I’m slightly looking at LinkedIn again as there is some interesting professional content there that used to be published on blogs, but as much as possible I am integrating interesting content into my feeds at NetNewsWire. That is where I will be doing most of my reading, as the endless scroll of twitter and facebook are no long giving much value and Instagram is useless for my life, other than keeping up with our footballers who are half my age who only post there!

Avocations

This year has had three big commitments outside of family and work. As a founding member of the TSS Rovers Supporters’ Trust, I have spent the year selling shares to 351 co-owners of Canada’s first community-owned semi-pro soccer team. We have done some remarkable things this year including winning a League Cup on the men’s side and qualifying us for Canada’s national championship, the Voyageurs Cup, which is, mindbogglingly, the pathway to the FIFA Club World Cup.
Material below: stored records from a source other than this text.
template <bool F16>
__global__ __launch_bounds__(256) void patchify_u8_kernel(const uint8_t* __restrict__ img, bf16_t* __restrict__ a0, int batch,
                                                          int size, int P, int grid) {
    const int64_t idx = (int64_t)blockIdx.x * 256 + threadIdx.x;
    const int64_t total = (int64_t)batch * grid * grid * P;
    if (idx >= total) return;
    const int ky = (int)(idx % P);
    const int64_t tok = idx / P;
    const int px = (int)(tok % grid), py = (int)((tok / grid) % grid), b = (int)(tok / ((int64_t)grid * grid));
    const uint8_t* src = img + (((int64_t)b * size + (py * P + ky)) * size + px * P) * 3;
    bf16_t* dst = a0 + tok * (int64_t)(P * P * 3) + ky * P * 3;
    if (P == 16) {
        const uint4* s4 = reinterpret_cast<const uint4*>(src);
        uint4* d4 = reinterpret_cast<uint4*>(dst);
#pragma unroll
        for (int v = 0; v < 3; ++v) {
            const uint4 in = s4[v];
            const uint32_t w[4] = {in.x, in.y, in.z, in.w};
            bf16x8 lo, hi;
#pragma unroll
            for (int e = 0; e < 8; ++e) {
                lo[e] = to_op<F16>((float)((w[e >> 2] >> (8 * (e & 3))) & 0xffu));
                hi[e] = to_op<F16>((float)((w[2 + (e >> 2)] >> (8 * (e & 3))) & 0xffu));
            }
            d4[2 * v] = *reinterpret_cast<const uint4*>(&lo);
            d4[2 * v + 1] = *reinterpret_cast<const uint4*>(&hi);
        }
        return;
    }
    for (int i = 0; i < P * 3; ++i) dst[i] = to_op<F16>((float)src[i]);
}

template <bool F16>
__global__ __launch_bounds__(256) void patchify_u8_p16_kernel(const uint8_t* __restrict__ img, bf16_t* __restrict__ a0, int size, int grid,
                                                              int xgroups) {
    __shared__ __attribute__((aligned(16))) char image[16 * 1536];
    const int tid = threadIdx.x;
    const int xg = blockIdx.x % xgroups, py = (blockIdx.x / xgroups) % grid, b = blockIdx.x / (xgroups * grid);
    const int px0 = xg * 16, ntok = min(16, grid - px0);
    const int chunks_per_row = ntok * 3;
    const int total = 16 * chunks_per_row;
    const uint8_t* src0 = img + (((int64_t)b * size + (int64_t)py * 16) * size + px0 * 16) * 3;
#pragma unroll
    for (int j = 0; j < 3; ++j) {
        const int L = j * 256 + tid;
        if (L < total) {
            const int ky = L / chunks_per_row, c16 = L - ky * chunks_per_row;
            const uint4 in = *reinterpret_cast<const uint4*>(src0 + (int64_t)ky * size * 3 + c16 * 16);
            const uint32_t w[4] = {in.x, in.y, in.z, in.w};
            bf16x8 lo, hi;
#pragma unroll
            for (int e = 0; e < 8; ++e) {
                lo[e] = to_op<F16>((float)((w[e >> 2] >> (8 * (e & 3))) & 0xffu));
                hi[e] = to_op<F16>((float)((w[2 + (e >> 2)] >> (8 * (e & 3))) & 0xffu));
            }
            const int tok = c16 / 3, part = c16 - tok * 3;
            char* d = image + tok * 1536 + ky * 96 + part * 32;
            *reinterpret_cast<bf16x8*>(d) = lo;
            *reinterpret_cast<bf16x8*>(d + 16) = hi;
        }
    }
    __syncthreads();
    const int out_chunks = ntok * 96;
    uint4* dst = reinterpret_cast<uint4*>(a0 + (((int64_t)b * grid + py) * grid + px0) * 768);
    for (int L = tid; L < out_chunks; L += 256) dst[L] = *reinterpret_cast<const uint4*>(image + L * 16);
}

template <bool F16>
__global__ __launch_bounds__(256) void patchify_f32_kernel(const float* __restrict__ x, bf16_t* __restrict__ a0, int batch,
                                                           int size, int P, int grid) {
    const int64_t idx = (int64_t)blockIdx.x * 256 + threadIdx.x;
    const int64_t total = (int64_t)batch * grid * grid * P;
    if (idx >= total) return;
    const int ky = (int)(idx % P);
    const int64_t tok = idx / P;
    const int px = (int)(tok % grid), py = (int)((tok / grid) % grid), b = (int)(tok / ((int64_t)grid * grid));
    const int K = P * P * 3;
    bf16_t* dst = a0 + tok * (int64_t)(2 * K) + ky * P * 3;
    for (int c = 0; c < 3; ++c) {
        const float* src = x + (((int64_t)b * 3 + (2 - c)) * size + (py * P + ky)) * size + px * P;
        for (int kx = 0; kx < P; ++kx) {
            const float v = src[kx];
            const bf16_t hi = to_op<F16>(v);
            dst[kx * 3 + c] = hi;
            dst[K + kx * 3 + c] = to_op<F16>(v - from_op<F16>(hi));
        }
    }
}

__device__ __forceinline__ float wave_sum(float v) {
#pragma unroll
    for (int o = 32; o >= 1; o >>= 1) v += __shfl_xor(v, o);
    return v;
}

template <bool F16, bool OUT8 = false>
__global__ __launch_bounds__(256) void layernorm_kernel(const float* __restrict__ x, const float* __restrict__ g,
                                                        const float* __restrict__ bta, bf16_t* __restrict__ out, int64_t rows,
                                                        int D, float eps) {
    const int lane = threadIdx.x & 63;
    const int64_t row = (int64_t)blockIdx.x * 4 + (threadIdx.x >> 6);
    if (row >= rows) return;
    const int nvec = D >> 2;
    const float4* xr = reinterpret_cast<const float4*>(x + row * D);
    float4 v[4];
    float s = 0.f;
#pragma unroll
    for (int i = 0; i < 4; ++i) {
        const int c = lane + 64 * i;
        v[i] = c < nvec ? xr[c] : make_float4(0.f, 0.f, 0.f, 0.f);
        s += (v[i].x + v[i].y) + (v[i].z + v[i].w);
    }
    const float mean = wave_sum(s) / (float)D;
    float ss = 0.f;
#pragma unroll
    for (int i = 0; i < 4; ++i) {
        if (lane + 64 * i < nvec) {
            const float a = v[i].x - mean, b = v[i].y - mean, c = v[i].z - mean, d = v[i].w - mean;
            ss += (a * a + b * b) + (c * c + d * d);
        }
    }
    const float rstd = 1.0f / sqrtf(wave_sum(ss) / (float)D + eps);
    const float4* gr = reinterpret_cast<const float4*>(g);
    const float4* br = reinterpret_cast<const float4*>(bta);
#pragma unroll
    for (int i = 0; i < 4; ++i) {
        const int c = lane + 64 * i;
        if (c < nvec) {
            const float4 gg = gr[c], bb = bta ? br[c] : make_float4(0.f, 0.f, 0.f, 0.f);
            if constexpr (OUT8)
                reinterpret_cast<uint32_t*>(reinterpret_cast<uint8_t*>(out) + row * D)[c] =
                    pack4_e4m3((v[i].x - mean) * rstd * gg.x + bb.x, (v[i].y - mean) * rstd * gg.y + bb.y,
                               (v[i].z - mean) * rstd * gg.z + bb.z, (v[i].w - mean) * rstd * gg.w + bb.w);
            else
            *reinterpret_cast<bf16x4*>(out + row * D + 4 * c) =
                pack4<F16>((v[i].x - mean) * rstd * gg.x + bb.x, (v[i].y - mean) * rstd * gg.y + bb.y,
                           (v[i].z - mean) * rstd * gg.z + bb.z, (v[i].w - mean) * rstd * gg.w + bb.w);
        }
    }
}

__global__ __launch_bounds__(256) void pool_partial_kernel(const float* __restrict__ x, float* __restrict__ part, int tokens,
                                                           int D, float eps, int normalize, int splits) {
    __shared__ float red[4][1024];
    const int lane = threadIdx.x & 63, wave = threadIdx.x >> 6;
    const int split = blockIdx.x, b = blockIdx.y;
    const int per = (tokens + splits - 1) / splits;
    const int t0 = split * per, t1 = min(tokens, t0 + per);
    const int nvec = D >> 2;
    float4 acc[4];
#pragma unroll
    for (int i = 0; i < 4; ++i) acc[i] = make_float4(0.f, 0.f, 0.f, 0.f);
    auto load_row = [&](int t, float4 (&v)[4]) {
        const float4* xr = reinterpret_cast<const float4*>(x + ((int64_t)b * tokens + (t < t1 ? t : t1 - 1)) * D);
#pragma unroll
        for (int i = 0; i < 4; ++i) {
            const int c = lane + 64 * i;
            v[i] = c < nvec ? xr[c] : make_float4(0.f, 0.f, 0.f, 0.f);
        }
    };
    float4 vn[4];
    if (t0 + wave < t1) load_row(t0 + wave, vn);
    for (int t = t0 + wave; t < t1; t += 4) {
        float4 v[4];
        float s = 0.f;
#pragma unroll
        for (int i = 0; i < 4; ++i) {
            v[i] = vn[i];
            s += (v[i].x + v[i].y) + (v[i].z + v[i].w);
        }
        if (t + 4 < t1) load_row(t + 4, vn);
        float mean = 0.f, rstd = 1.f;
        if (normalize) {
            mean = wave_sum(s) / (float)D;
            float ss = 0.f;
#pragma unroll
            for (int i = 0; i < 4; ++i)
                if (lane + 64 * i < nvec) {
                    const float a = v[i].x - mean, bq = v[i].y - mean, c = v[i].z - mean, d = v[i].w - mean;
                    ss += (a * a + bq * bq) + (c * c + d * d);
                }
            rstd = 1.0f / sqrtf(wave_sum(ss) / (float)D + eps);
        }
#pragma unroll
        for (int i = 0; i < 4; ++i) {
            acc[i].x += (v[i].x - mean) * rstd;
            acc[i].y += (v[i].y - mean) * rstd;
            acc[i].z += (v[i].z - mean) * rstd;
            acc[i].w += (v[i].w - mean) * rstd;
        }
    }
#pragma unroll
    for (int i = 0; i < 4; ++i) {
        const int c = lane + 64 * i;
        if (c < nvec) {
            red[wave][4 * c + 0] = acc[i].x;
            red[wave][4 * c + 1] = acc[i].y;
            red[wave][4 * c + 2] = acc[i].z;
            red[wave][4 * c + 3] = acc[i].w;
        }
    }
    __syncthreads();
    for (int d = threadIdx.x; d < D; d += 256)
        part[((int64_t)b * splits + split) * D + d] = (red[0][d] + red[1][d]) + (red[2][d] + red[3][d]);
}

We will play a meaningful match in the first round of that competition in April against a Canadian Premier League professional team and the only thing better than actually getting this far would be effecting a giant killing in April. It has bee a remarkable journey all it’s own.
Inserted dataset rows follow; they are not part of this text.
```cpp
static Plan plan_both_bn(const float* dOut, int64_t ld_dout, const esc_bn_bwd_fused* b, const float* X, int64_t ld_x, const float* W,
                         int64_t ld_w, int64_t M, int64_t N, int64_t K, const float* dX, int64_t ld_dx, const float* slabs,
                         const esc_bn_bwd_next* n) {
  plan::BnOps bo{};
  plan::NextOps no{};
  if (b) bo = plan::BnOps{b->x, b->ld_x, b->mean, b->invstd, b->scale, b->shift, b->coef, b->relu};
  if (n) no = plan::NextOps{n->partial, n->x, n->ld_x, n->mean, n->invstd, n->scale, n->shift, n->relu};
  return plan::plan_both_bn(knobs(), Op{dOut, ld_dout}, b ? &bo : nullptr, Op{X, ld_x}, Op{W, ld_w}, Op{dX, ld_dx}, slabs, n ? &no : nullptr,
                            M, N, K);
}

int esc_linear_bwd_both_bn_ok(const float* dOut, int64_t ld_dout, const esc_bn_bwd_fused* bn, const float* X, int64_t ld_x,
                              const float* W, int64_t ld_w, int64_t M, int64_t N, int64_t K, const float* dX, int64_t ld_dx,
                              const float* slabs, const esc_bn_bwd_next* next) {
  return plan_both_bn(dOut, ld_dout, bn, X, ld_x, W, ld_w, M, N, K, dX, ld_dx, slabs, next).ok ? 1 : 0;
}

int64_t esc_linear_bwd_bn_block_rows(int64_t M, int64_t N, int64_t K) { return plan::bwd_bn_block_rows(M, N, K); }

int esc_linear_bwd_both_bn(const float* dOut, int64_t ld_dout, const esc_bn_bwd_fused* bn, const float* X, int64_t ld_x,
                           const float* in_scale, const float* in_shift, const float* W, int64_t ld_w, int64_t M,
                           int64_t N, int64_t K, float* dX, int64_t ld_dx, int accumulate, float* dW, int64_t ld_dw,
                           float* db, float* slabs, esc_reduce_job* defer, const esc_bn_bwd_next* next, void* stream) {
  ESC_REQUIRE(dOut && X && W && dW && slabs, "esc_linear_bwd_both_bn: null pointer");
  ESC_REQUIRE((in_scale == nullptr) == (in_shift == nullptr), "esc_linear_bwd_both_bn: in_scale/in_shift must come together");
  ESC_REQUIRE(ld_dw >= K, "esc_linear_bwd_both_bn: bad sizes");
  const Plan p = plan_both_bn(dOut, ld_dout, bn, X, ld_x, W, ld_w, M, N, K, dX, ld_dx, slabs, next);
  ESC_REQUIRE(p.ok, "esc_linear_bwd_both_bn: shape / alignment not served (M=%ld N=%ld K=%ld) - use esc_bn_bwd + esc_linear_bwd_both", (long)M, (long)N, (long)K);
  hipStream_t s = (hipStream_t)stream;
  const BnbDev bd = bn ? BnbDev{bn->x, (int)bn->ld_x, bn->mean, bn->invstd, bn->scale, bn->shift, reinterpret_cast<const float2*>(bn->coef), bn->relu}
                       : BnbDev{};
  if (p.family == plan::F_SMALL_BN) {
    const int act = bd.relu == 2 ? 2 : 1;
    launch_wgrad_small(dOut, ld_dout, X, ld_x, in_scale, in_shift, M, N, K, slabs, p, bd, act, s);
    ESC_CHECK_LAUNCH("esc_linear_bwd_both_bn.small");
    if (dX != nullptr) {
      ESC_TRY_(launch_smalln_dx(dOut, ld_dout, W, ld_w, M, N, K, dX, ld_dx, accumulate, bd, act, "esc_linear_bwd_both_bn", s));
      ESC_CHECK_LAUNCH("esc_linear_bwd_both_bn.smalln");
    }
    return reduce_slabs(p, slabs, N, K, dW, ld_dw, db, defer, stream);
  }
  dma::DualArgs a{};
  dma_fill_dx(a.dx, dOut, ld_dout, W, ld_w, M, N, K, dX, ld_dx, accumulate);
  dma_fill_dw(a.dw, dOut, ld_dout, X, ld_x, in_scale, in_shift, M, N, K, slabs, p);
  a.dx.bnb = bd; a.dw.bnb = bd;
  if (next)
    a.dx.bst = BnStatDev{reinterpret_cast<float2*>(next->partial), next->x, (int)next->ld_x, next->mean, next->invstd, next->scale, next->shift, next->relu};
  hipError_t e;
#define ESC_T64_2STAGE 64, 64, 32, 2, 2, 2, 2
  if (p.family == plan::F_DMA128_BN) {
    if (next) e = in_scale ? dma::launch_dual<ESC_T128, true, true, true>(a, 0, s) : dma::launch_dual<ESC_T128, false, true, true>(a, 0, s);
    else      e = in_scale ? dma::launch_dual<ESC_T128, true, true, false>(a, 0, s) : dma::launch_dual<ESC_T128, false, true, false>(a, 0, s);
  } else {
    if (bn == nullptr) e = in_scale ? dma::launch_dual<ESC_T64, true, false, true>(a, 0, s) : dma::launch_dual<ESC_T64, false, false, true>(a, 0, s);
    else if (next)     e = in_scale ? dma::launch_dual<ESC_T64_2STAGE, true, true, true>(a, 0, s) : dma::launch_dual<ESC_T64_2STAGE, false, true, true>(a, 0, s);
    else               e = in_scale ? dma::launch_dual<ESC_T64_2STAGE, true, true, false>(a, 0, s) : dma::launch_dual<ESC_T64_2STAGE, false, true, false>(a, 0, s);
  }
#undef ESC_T64_2STAGE
  if (dma_check(e, "esc_linear_bwd_both_bn") != hipSuccess) return ESC_ELAUNCH;
  return reduce_slabs(p, slabs, N, K, dW, ld_dw, db, defer, stream);
}

}
```

### esc-gnn_amd/csrc/linear_small.h

```cpp
#pragma once
#include "common.h"
#include "linear_plan.h"

namespace esc {
namespace small {


template <int KMAX>
__global__ __launch_bounds__(256) void smallk_fwd(const float* __restrict__ X, int64_t ldx, const float* __restrict__ W,
                                                  int64_t ldw, const float* __restrict__ bias, int M, int N, int K,
                                                  float* __restrict__ Y, int64_t ldy, float2* __restrict__ col_stats) {
  ESC_PRIO();
  __shared__ float xs[ROWS_FWD * KMAX];
  const int n = blockIdx.y * 256 + threadIdx.x;
  const int r0 = blockIdx.x * ROWS_FWD;
  const int rows = min(ROWS_FWD, M - r0);
  for (int i = threadIdx.x; i < ROWS_FWD * KMAX; i += 256) {
    const int r = i / KMAX, k = i % KMAX;
    xs[i] = (r < rows && k < K) ? X[(size_t)(r0 + r) * ldx + k] : 0.f;
  }
  float w[KMAX];
#pragma unroll
  for (int k = 0; k < KMAX; ++k) w[k] = (n < N && k < K) ? W[(size_t)n * ldw + k] : 0.f;
  const float b = (bias != nullptr && n < N) ? bias[n] : 0.f;
  __syncthreads();
  if (n >= N) return;
  float y[ROWS_FWD];
  float s1 = 0.f;
#pragma unroll
  for (int r = 0; r < ROWS_FWD; ++r) {
    float a = b;
#pragma unroll
    for (int k = 0; k < KMAX; ++k) a = fmaf(xs[r * KMAX + k], w[k], a);
    y[r] = a;
    if (r < rows) { Y[(size_t)(r0 + r) * ldy + n] = a; s1 += a; }
  }
  if (col_stats != nullptr) {
    const float mean = s1 / (float)rows;
    float m2 = 0.f;
#pragma unroll
    for (int r = 0; r < ROWS_FWD; ++r)
      if (r < rows) { const float d = y[r] - mean; m2 = fmaf(d, d, m2); }
    col_stats[(size_t)blockIdx.x * N + n] = make_float2(mean, m2);
  }
}
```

Another responsibility that I have devoted myself too is chairing the Board of the Rivendell retreat centre, a contemplative centre on Bowen Island. We have come through a pandemic and stayed afloat and are now beginning to engage in active fundraising for our longer term sustainability. This role is part of the way I live out my contemplative spiritual practice alongside a commitment to leading worship once a month at our little United Church on Bowen Island. I love that job. It helps us to afford our part time Minister and I get to dive deep into topics and scripture readings that are close to my heart. Perhaps I’ll post my sermon notes here in the new year if that’s of interest to you.

Music is my love and my third commitment. I have been singing with a renaissance choir doing medieval liturgical music and madrigals and studying jazz guitar on my own. My guitar teacher sadly died in April, and I miss him dearly. We had only a few lessons this year as he grew sicker. Learning jazz alone with only you tube videos and fake books is incredibly hard but incredibly rewarding and I’m hoping this year I might be able to study with another teacher and finally get a chance to play with folks.

Life on an island

I have lived on Nexwlelexwm (Bowen Island) now for 21 years and seen many changes over that time. I have blogged about living here for most of that time. These days we are facing a huge population turnover and some rapid growth which has introduced lots of new folks to the place and radically changed the culture. Community events are returning which is essential if we are to repair the cohesion as a community that has been lost through the pandemic. I feel that we are fragmented in many ways, and we are being confronted with some very challenging situations including a ferry system that is crumbling under global staffing shortages, strains on our little island infrastructure, economic pressures from living in one of the most expensive places on earth with no level of government committed to radical change, tourism pressures and mindset that sees the places increasingly as an under served and under resourced suburb rather than a rural community. These changes have been steadily occurring over the past number of decades but social media and a lack of face to face contact has made them more pressing.

In the natural world, the big news is the tremendous numbers of humpback whales and orcas that have returned to our seas, and there are almost daily sightings of these mega-fauna. Ten years ago that was unimaginable. While that is happening, we have also witnessed some extreme weather, including long hot droughts in the summer which are the biggest threats to the place. Things change here and being grounded in place means that one can be a long-eyed witness of it all.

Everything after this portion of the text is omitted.